I would assume that the baseboards should retain the heat for a longer time and not get completely cold within 15 minutes of the temperature hitting the set temperature. I would like some advice to troubleshoot this issue and need some pointers whether there is an issue with the thermostat or the circulating pipes etc.
I have a Slantfin boiler and I have bled the entire system. 
Any suggestions would be appreciated.


----------



## meboatermike (Oct 29, 2009)

When you say that the ground floor does not get warm enough, is the thermostat located in the ground floor area? If the thermostat is located in an area other then the ground floor than perhaps you need to set the thermostat to a higher temperature. Is this just a 1 zone system with out any adjustable loops?

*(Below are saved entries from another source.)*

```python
def build(force: bool = False, verbose: bool = False) -> str:
    if not force and not _stale():
        return LIB
    procs = []
    variants = [("build", [], LIB), ("build_f16", ["-DPV_OPERAND_F16"], LIB_F16)]
    objs = {lib: [] for _, _, lib in variants}
    for sub, defs, lib in variants:
        objdir = os.path.join(HERE, sub)
        os.makedirs(objdir, exist_ok=True)
        for src in sources():
            obj = os.path.join(objdir, os.path.basename(src)[:-4] + ".o")
            objs[lib].append(obj)
            cmd = [HIPCC, *FLAGS, *FILE_FLAGS.get(os.path.basename(src), []), *defs, "-c", src, "-o", obj]
            if verbose:
                print(" ".join(cmd))
            procs.append((src, subprocess.Popen(cmd, stdout=subprocess.PIPE, stderr=subprocess.STDOUT)))
    for src, p in procs:
        out, _ = p.communicate()
        if p.returncode != 0:
            raise RuntimeError(f"hipcc failed on {src}:\n{out.decode(errors='replace')}")
    for _, _, lib in variants:
        cmd = [HIPCC, "--offload-arch=gfx950", "-shared", "-fPIC", "-o", lib, *objs[lib]]
        r = subprocess.run(cmd, stdout=subprocess.PIPE, stderr=subprocess.STDOUT)
        if r.returncode != 0:
            raise RuntimeError(f"link failed:\n{r.stdout.decode(errors='replace')}")
    return LIB


def build_variant(tag: str, defs, force: bool = False) -> str:
    lib = os.path.join(HERE, f"libpeekvit_hip_{tag}.so")
    deps = sources() + glob.glob(os.path.join(CSRC, "*.h")) + [os.path.join(os.path.dirname(HERE), "include", h) for h in HEADERS]
    if not force and os.path.exists(lib) and all(os.path.getmtime(d) <= os.path.getmtime(lib) for d in deps):
        return lib
    objdir = os.path.join(HERE, "build_" + tag)
    os.makedirs(objdir, exist_ok=True)
    procs, objs = [], []
    for src in sources():
        obj = os.path.join(objdir, os.path.basename(src)[:-4] + ".o")
        objs.append(obj)
        procs.append((src, subprocess.Popen([HIPCC, *FLAGS, *FILE_FLAGS.get(os.path.basename(src), []), *defs, "-c", src, "-o", obj],
                                            stdout=subprocess.PIPE, stderr=subprocess.STDOUT)))
    for src, p in procs:
        out, _ = p.communicate()
        if p.returncode != 0:
            raise RuntimeError(f"hipcc failed on {src}:\n{out.decode(errors='replace')}")
    r = subprocess.run([HIPCC, "--offload-arch=gfx950", "-shared", "-fPIC", "-o", lib, *objs], stdout=subprocess.PIPE, stderr=subprocess.STDOUT)
    if r.returncode != 0:
        raise RuntimeError(f"link failed:\n{r.stdout.decode(errors='replace')}")
    return lib


if __name__ == "__main__":
    print(build(force="--force" in sys.argv, verbose=True))
```

### peekvit_amd/_lib.py

```python
from __future__ import annotations

import ctypes as C
import os
import threading

import torch

from ._build import LIB

_i64, _f32, _p, _i32 = C.c_int64, C.c_float, C.c_void_p, C.c_int32

PV_EPI_BIAS_BF16, PV_EPI_BIAS_GELU_BF16, PV_EPI_BIAS_RES_F32, PV_EPI_BIAS_POS_F32 = 0, 1, 2, 3
PV_EPI_BIAS_F32, PV_EPI_BIAS_GELU_SPLIT_BF16 = 4, 5
PV_EPI_BIAS_GELU_PAIR_BF16, PV_EPI_GELU_GRAD_BF16 = 6, 7
PV_WS_TRANSPOSE_COLSUM, PV_WS_COLSUM, PV_WS_LAYERNORM_BWD, PV_WS_GEMM_COLSUM_PARTIAL, PV_WS_GEMM_SPLITK = 1, 2, 3, 4, 5


class GemmArgs(C.Structure):
    _fields_ = [("struct_size", C.c_uint64), ("A", _p), ("W", _p), ("bias", _p), ("out", _p), ("res", _p), ("row_scale", _p), ("pos", _p),
                ("M", _i64), ("N", _i64), ("K", _i64), ("lda", _i64), ("ldw", _i64), ("ldo", _i64), ("ldr", _i64),
                ("rows_per_img_in", _i64), ("rows_per_img_out", _i64), ("row_off", _i64), ("qcols", _i64),
                ("qscale", _f32), ("epilogue", _i32),
                ("ln_gamma", _p), ("ln_beta", _p), ("ln_row_scale", _p), ("ln_out", _p), ("ln_eps", _f32),
                ("ksplit", _i32), ("colsum_partial", _p),
# ... 86 lines not shown
    "pv_layernorm_f32_bf16": (C.c_int, [_p, _i64, _p, _p, _p, _p, _i64, _i64, _i64, _f32, _p]),
    "pv_mean_pool_f32": (C.c_int, [_p, _p, _i64, _i64, _i64, _p]),
    "pv_pct_head_f32": (C.c_int, [_p, _p, _p, _p, _p, _p, _p, _p, _i64, _i64, _i64, _i64, _p]),
}

SIGNATURES_PCT_TRAIN = {
    "pv_arpe_knn": (C.c_int, [_p, _p, _i64, _i64, _i64, _p]),
    "pv_arpe_pair_moments": (C.c_int, [_p, _p, _p, _p, _i64, _i64, _i64, _p]),
    "pv_arpe_pair_max": (C.c_int, [_p, _p, _p, _p, _p, _p, _p, _p, _i64, _i64, _i64, _p]),
    "pv_arpe_pair_bwd": (C.c_int, [_p, _p, _p, _p, _p, _p, _p, _i64, _i64, _p]),
}

SIGNATURES_ATTN_STREAM = {
    "pv_attention_stream_lse_bf16": (C.c_int, [_p, _p, _p, _i64, _i64, _i64, _i64, _p, _p]),
    "pv_attention_stream_bwd_bf16": (C.c_int, [_p, _p, _p, _p, _p, _p, _i64, _i64, _i64, _i64, _f32, _p]),
}

SIGNATURES_PCT_BLOCK = {
    "pv_layernorm_bwd_sum": (C.c_int, [_p, _p, _p, _p, _p, _p, _p, _p, _i64, _i64, _i64, _f32, C.c_int, _p]),
    "pv_attention_stream_bwd16_bf16": (C.c_int, [_p, _p, _p, _p, _p, _p, _p, _i64, _i64, _i64, _i64, _f32, _p]),
}

SIGNATURES_RANK_TRAIN = {
    "pv_rank_pack_f32": (C.c_int, [_p, _p, _p, _i64, _i64, _i64, _i64, _p]),
    "pv_rank_expand_f32": (C.c_int, [_p, _p, _i64, _i64, _i64, _i64, _p]),
    "pv_rank_reduce_f32": (C.c_int, [_p, _p, _i64, _i64, _i64, _i64, _p]),
    "pv_rank_unpack_grad_f32": (C.c_int, [_p, _p, _p, _i64, _i64, _i64, _i64, _p]),
    "pv_layernorm_f32_bf16_masked": (C.c_int, [_p, _p, _p, _p, _p, _p, _i64, _i64, _f32, _p]),
    "pv_layernorm_bwd_sum_masked": (C.c_int, [_p, _p, _p, _p, _p, _p, _p, _p, _p, _i64, _i64, _i64, _f32, C.c_int, _p]),
    "pv_attention_stream_lse_w_bf16": (C.c_int, [_p, _p, _p, _i64, _i64, _i64, _i64, _f32, _p, _p]),
    "pv_attention_stream_bwd16_w_bf16": (C.c_int, [_p, _p, _p, _p, _p, _p, _p, _i64, _i64, _i64, _i64, _f32, _f32, _p]),
}

SIGNATURES_RANK_INFER = {
    "pv_rank_order_gap": (C.c_int, [_p, _p, _p, _i64, _i64, _i64, _p]),
    "pv_layernorm_gather_f32_bf16": (C.c_int, [_p, _p, _p, _p, _p, _p, _i64, _i64, _i64, _i64, _f32, _p]),
}

SIGNATURES_AVIT_TRAIN = {
    "pv_avit_act_fwd": (C.c_int, [_p] * 16 + [_i64, _i64, _i64, _i64, _f32, _f32, _f32, C.c_int, _p]),
    "pv_avit_act_bwd": (C.c_int, [_p] * 9 + [_i64, _i64, _i64, _i64, _f32, C.c_int, _p]),
}

SIGNATURES_SPARSE_TRAIN = {
    "pv_attention_varlen_w_lse_bf16": (C.c_int, [_p, _p, _p, _p, _p, _i64, _i64, _i64, _i64, _p, _p]),
    "pv_attention_varlen_w_bwd16_bf16": (C.c_int, [_p, _p, _p, _p, _p, _p, _p, _p, _p, _i64, _i64, _i64, _i64, _f32, _p]),
    "pv_residual_pack_step_train": (C.c_int, [_p, _p, _p, _p, _i64, _i64, _i64, _p, _p, _p, _p, _f32, _f32, _p,
                                              _p, _p, _p, _p, _p, _p, _p, _p, _p, _p, _p, _f32, _p, _p, _p, _p]),
    "pv_residual_pack_step_bwd": (C.c_int, [_p] * 11 + [_i64, _i64, _i64, _p, _p, _f32, _p, _p, _p, _p, _p, _p]),
}

SIGNATURES_AVIT_PACK_TRAIN = {
    "pv_avit_pack_step_train": (C.c_int, [_p] * 4 + [_i64] * 4 + [_p] * 12 + [_i64, _p, _f32, _f32, _f32, C.c_int] + [_p] * 11),
    "pv_avit_pack_step_bwd": (C.c_int, [_p] * 16 + [_i64] * 6 + [_f32, C.c_int, _p]),
}

_u64 = C.c_uint64
SIGNATURES_DROPOUT = {
    "pv_dropout_keep_u8": (C.c_int, [_p, _u64, _u64, _i64, _i64, _f32, _p]),
    "pv_dropout_f32": (C.c_int, [_p, _p, _u64, _u64, _i64, _i64, _f32, _p]),
    "pv_dropout_residual": (C.c_int, [_p, _p, _p, _u64, _u64, _i64, _i64, _f32, _p]),
    "pv_dropout_bwd16": (C.c_int, [_p, _p, _u64, _u64, _i64, _i64, _f32, _p]),
    "pv_attention_stream_lse_drop_bf16": (C.c_int, [_p, _p, _p, _i64, _i64, _i64, _i64, _f32, _u64, _u64, _p, _p]),
    "pv_attention_stream_bwd16_drop_bf16": (C.c_int, [_p, _p, _p, _p, _p, _p, _p, _i64, _i64, _i64, _i64, _f32, _f32, _u64, _u64, _p]),
}

SIGNATURES_SPARSE_LONG = {
    "pv_attention_varlen_w_stream_bf16": SIGNATURES_SPARSE["pv_attention_varlen_w_bf16"],
    "pv_residual_pack_step_long": SIGNATURES_SPARSE["pv_residual_pack_step"],
}
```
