# oceanusxiv/pathtracer-rs

Measured on NVIDIA B200. Metric: samples/sec, higher is better.
Workload: dtype f32

## Files before the change

pathtracer_rs_b200/csrc/dev_accel.cuh:

```cuda
#pragma once
#include "dev_texture.cuh"

namespace ptrs {

struct RayPre {
  int kz;
  float sx, sy, sz;
};
PT_DEV V3 permute(V3 v, int kz) {
  const bool z0 = kz == 0, z1 = kz == 1;
  return mk3(z0 ? v.y : (z1 ? v.z : v.x), z0 ? v.z : (z1 ? v.x : v.y), z0 ? v.x : (z1 ? v.y : v.z));
}

PT_DEV RayPre ray_precompute(V3 d) {
  RayPre p;
  p.kz = max_dimension(vabs(d));
  const V3 dp = permute(d, p.kz);
  p.sx = -dp.x / dp.z;
  p.sy = -dp.y / dp.z;
  p.sz = 1.0f / dp.z;
  return p;
}

PT_DEV bool tri_core(V3 p0, V3 p1, V3 p2, V3 o, const RayPre& rp, float t_max, float* t_out, float* b0o, float* b1o, float* b2o) {
// ... 203 lines not shown

#ifndef PT_REFILL_IDLE
#define PT_REFILL_IDLE 8
#endif
#ifndef PT_SEARCH_MIN
#define PT_SEARCH_MIN 6
#endif

template <class Work>
PT_DEV void trace_empty(uint32_t n_items, uint32_t* ticket, Work& work) {
  DevHit miss;
  miss.prim = -1;
  miss.t = miss.b0 = miss.b1 = miss.b2 = 0.f;
  const int lane = threadIdx.x & 31;
  for (;;) {
    const uint32_t base = (lane == 0) ? atomicAdd(ticket, 32u) : 0u;
    const uint32_t b = __shfl_sync(0xffffffffu, base, 0);
    if (b >= n_items) return;
    const uint32_t i = b + lane;
    if (i < n_items) {
      LaneRay r;
      bool more = work.begin(i, &r);
      while (more) more = work.end(i, miss, false, &r);
    }
  }
}

#define PT_RB_NX 1u
#define PT_RB_NY 2u
#define PT_RB_NZ 4u
#define PT_RB_KZ_SHIFT 3
#define PT_RB_ANY 32u
#define PT_RB_LIVE 64u
#ifndef PT_BOX_STEPS
#define PT_BOX_STEPS 3
#endif
#ifndef PT_TRI_STEPS
#define PT_TRI_STEPS 1
#endif
#ifndef PT_EAGER_POP
#define PT_EAGER_POP 0
#endif
#ifndef PT_NEAR_LEAF_DIRECT
#define PT_NEAR_LEAF_DIRECT 0
#endif
#ifndef PT_SMEM_STACK
#define PT_SMEM_STACK 0
#endif
#ifndef PT_STACK8
#define PT_STACK8 0
#endif
#ifndef PT_PUSH_PREFETCH
#define PT_PUSH_PREFETCH 0
#endif
#ifndef PT_PARK_PREFETCH_ON
#define PT_PARK_PREFETCH_ON 0
#endif
#if PT_PARK_PREFETCH_ON
#define PT_PARK_PREFETCH(prim) asm volatile("prefetch.global.L1 [%0];" ::"l"(sc.tri_verts + 3 * (size_t)(prim)))
#else
#define PT_PARK_PREFETCH(prim) ((void)0)
#endif

#ifndef PT_TRACE_BLOCK
#define PT_TRACE_BLOCK 128
#endif
// ... 674 lines not shown
        RayPre rp;
        rp.kz = (int)((rbits >> PT_RB_KZ_SHIFT) & 3u);
        rp.sx = sx;
        rp.sy = sy;
        rp.sz = sz;
        float t, b0, b1, b2;
        if (tri_core(mk3(v0), mk3(v1), mk3(v2), o, rp, t_max, &t, &b0, &b1, &b2) &&
            !tri_post_reject(sc, (int)prim, mk3(v0), mk3(v1), mk3(v2), __float_as_uint(v2.w), b0, b1, b2, false)) {
          hit_prim = (int)prim;
          pl_cnt = 0;
          sp_ = 0;
          cur = PT_W_NONE;
        }
      }
    };
    for (;;) {
      const bool has = pl_cnt != 0u || PT_W_IS_LEAF(cur);
      if (__ballot_sync(FULL, has) == 0) break;
      tri_step();
    }

    if ((rbits & PT_RB_LIVE) && cur == PT_W_NONE && sp_ == 0 && pl_cnt == 0u) {
      DevHit h;
      h.prim = hit_prim;
      h.t = t_max;
      h.b0 = h.b1 = h.b2 = 0.f;
      LaneRay r;
      if (work.end(item, h, hit_prim >= 0, &r)) start_ray(r);
      else rbits = 0;
    }
  }
}

template <bool COUNT, bool DIST, class Work>
PT_DEV void trace_stream(const DevScene& sc, uint32_t n_items, uint32_t* ticket, Work& work, uint32_t* c_nodes, uint32_t* c_tris) {
  if (COUNT) trace_counted(sc, n_items, ticket, work, c_nodes, c_tris);
  else trace_fast<DIST>(sc, n_items, ticket, work);
}

}
```

pathtracer_rs_b200/csrc/k_trace.cu:

```cuda
#include "launch.hpp"
#include "wavefront.cuh"

#ifndef PT_TRACE_MIN_BLOCKS
#define PT_TRACE_MIN_BLOCKS 8
#endif

namespace ptrs {

PT_DEV uint32_t coalesced_slot(uint32_t* counter) {
  const uint32_t m = __activemask();
  const uint32_t grp = __match_any_sync(m, (unsigned long long)(uintptr_t)counter);
  const int lane = threadIdx.x & 31;
  const int leader = __ffs(grp) - 1;
  uint32_t base = 0;
  if (lane == leader) base = atomicAdd(counter, (uint32_t)__popc(grp));
  base = __shfl_sync(grp, base, leader);
  return base + (uint32_t)__popc(grp & ((1u << lane) - 1u));
}

struct ExtendWork {
  const DevScene& sc;
  const PathArrays& P;
  const int* __restrict__ q_ext;
  int* __restrict__ q_class;
  uint32_t cap;
  RoundCounters* ctr;
  int p;
  __device__ bool begin(uint32_t i, LaneRay* r) {
    p = q_ext[i];
    const PathRay pr = ld256(&P.slot[p].r);
    r->o = mk3(pr.ox, pr.oy, pr.oz);
    r->d = mk3(pr.dx, pr.dy, pr.dz);
    r->t_max = CUDART_INF_F;
    r->any_hit = false;
    return true;
  }
  __device__ bool end(uint32_t, const DevHit& h, bool found, LaneRay*) {
    const int cls = found ? sc.materials[__float_as_int(__ldg(&sc.tri_verts[3 * (size_t)h.prim].w))].type : PT_CLASS_MISS;
    const size_t slot = (size_t)cls * cap + coalesced_slot(&ctr->n_class[cls]);
    q_class[slot] = p;
    if (found) P.q_hit[slot] = make_float4(__int_as_float(h.prim), h.b0, h.b1, h.b2);
    return false;
  }
};

template <bool COUNT, bool DIST>
__global__ void __launch_bounds__(128, PT_TRACE_MIN_BLOCKS) extend_kernel(const __grid_constant__ DevScene sc, const __grid_constant__ PathArrays P, const int* __restrict__ q_ext, int* __restrict__ q_class,
                                                      uint32_t cap, RoundCounters* ctr, GlobalCounters* g) {
  uint32_t c_nodes = 0, c_tris = 0;
  ExtendWork w{sc, P, q_ext, q_class, cap, ctr, 0};
  trace_stream<COUNT, DIST>(sc, ctr->n_ext, &ctr->t_ext, w, &c_nodes, &c_tris);
  if (COUNT) {
    warp_sum_add(c_nodes, &g->nodes_tested);
    warp_sum_add(c_tris, &g->tris_tested);
  }
}

struct ConnectWork {
  const PathArrays& P;
  uint32_t n_low, top;
  uint32_t n_shadow, n_mis;
  uint32_t cur;
  __device__ bool begin(uint32_t i, LaneRay* r) {
    cur = P.q_ray[i < n_low ? i : top - (i - n_low)];
    const uint32_t rec = cur >> 1;
    if (cur & 1u) {
      const F8 n23 = ld256(reinterpret_cast<const F8*>(&P.nee[rec].n2));
      r->o = mk3(n23.a);
      r->d = mk3(n23.b);
      r->t_max = CUDART_INF_F;
      r->any_hit = (__float_as_uint(n23.b.w) & PT_NEE_MIS_ANY) != 0;
      ++n_mis;
    } else {
      const F8 n01 = ld256(reinterpret_cast<const F8*>(&P.nee[rec].n0));
      r->o = mk3(n01.a);
      r->d = mk3(n01.b);
      r->t_max = 1.0f - PT_SHADOW_EPSILON;
      r->any_hit = true;
      ++n_shadow;
    }
    return true;
  }
  __device__ bool end(uint32_t, const DevHit& h, bool found, LaneRay*) {
    NeeRes* res = P.nee_res + (cur >> 1);
    if (cur & 1u) *reinterpret_cast<float4*>(res) = make_float4(__int_as_float(found ? h.prim : -1), h.b0, h.b1, h.b2);
    else res->occluded = found ? 1u : 0u;
    return false;
  }
};

template <bool COUNT, bool DIST>
__global__ void __launch_bounds__(128, PT_TRACE_MIN_BLOCKS) connect_kernel(const __grid_constant__ DevScene sc, const __grid_constant__ PathArrays P, uint32_t cap,
                                                                           bool closest_only, RoundCounters* ctr, GlobalCounters* g) {
  uint32_t c_nodes = 0, c_tris = 0;
  const uint32_t n_low = closest_only ? 0u : ctr->n_ray;
  ConnectWork w{P, n_low, 2u * cap - 1u, 0u, 0u, 0u};
  trace_stream<COUNT, DIST>(sc, n_low + ctr->n_ray_closest, closest_only ? &ctr->t_ray_closest : &ctr->t_ray, w, &c_nodes, &c_tris);
  warp_sum_add(w.n_shadow, &g->shadow_rays);
  warp_sum_add(w.n_mis, &g->mis_rays);
  if (COUNT) {
    warp_sum_add(c_nodes, &g->nee_nodes_tested);
    warp_sum_add(c_tris, &g->nee_tris_tested);
  }
}
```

The finned radiators will start cooling off as soon as the water is not circulating and they will possibly/probably get cool to the touch before the water starts circulating again.


----------



## AllanJ (Nov 24, 2007)

(copied from another thread)

In the warmer rooms adjust the baseboard louvers (or block them partially with rags) to help even out the temperature of the different rooms in the house.


----------



## beenthere (Oct 11, 2008)

Copper fin baseboard does cool very quickly.

Might want to set your thermostats CPH higher. If its getting too cool between cycles.


----------



## COLDIRON (Mar 15, 2009)

AllanJ said:


> (copied from another thread)
> 
> In the warmer rooms adjust the baseboard louvers (or block them partially with rags) to help even out the temperature of the different rooms in the house.


:thumbsup:


----------



## hivicks (Jan 4, 2010)

Thank you for the response. The thermostat is located on the ground floor itself. There are 3 separate thermostats for each level of the house and corresponding 3 circulating loops. If the water is getting cool between cycles, does that mean that there is a particular # of cycles that the water is pumped through the pipes every hour ? It seems as though the water that is circulated through the pipes the initial time packs the most amount of heat since the baseboards are hot to touch. The subsequent cycles when water is pumped through, the baseboards are luke warm at best.
1) Does that mean that there is any way to increase the number of cycles so that water is circulated more frequently?

2)Is there any particular reason that the water circulated not as hot as the initial cycle?

Thank You


----------



## beenthere (Oct 11, 2008)

May not be wired to bring on the boiler and run it to its high limit temp.

What are the thermostats wired to. What kind of zone panel?
Brand and model numbers.


----------



## hivicks (Jan 4, 2010)

I have a Honeywell thermostat RTH 6300B and a 2 wire system ( since this thermostat only controls the heating). One of them is connected to the R-Rc and the other wire is connected to the W or O/B terminal. 
The 3 zones are demarcated by 3 different solenoid valves connected to the boiler. I am not sure whether you need any more information.


----------



## SKIP4661 (Dec 3, 2008)

You may have a bad or miswired end switch on the zone valve for that zone that will not properly energize the pump and boiler.


----------



## beenthere (Oct 11, 2008)

The solenoid valves as you call them. Are they taco zone valves.

If so. The one for your problem zone may not be opening the whole way.
its probably getting weak.


----------



## COLDIRON (Mar 15, 2009)

Try each one on manual and see what happens..


----------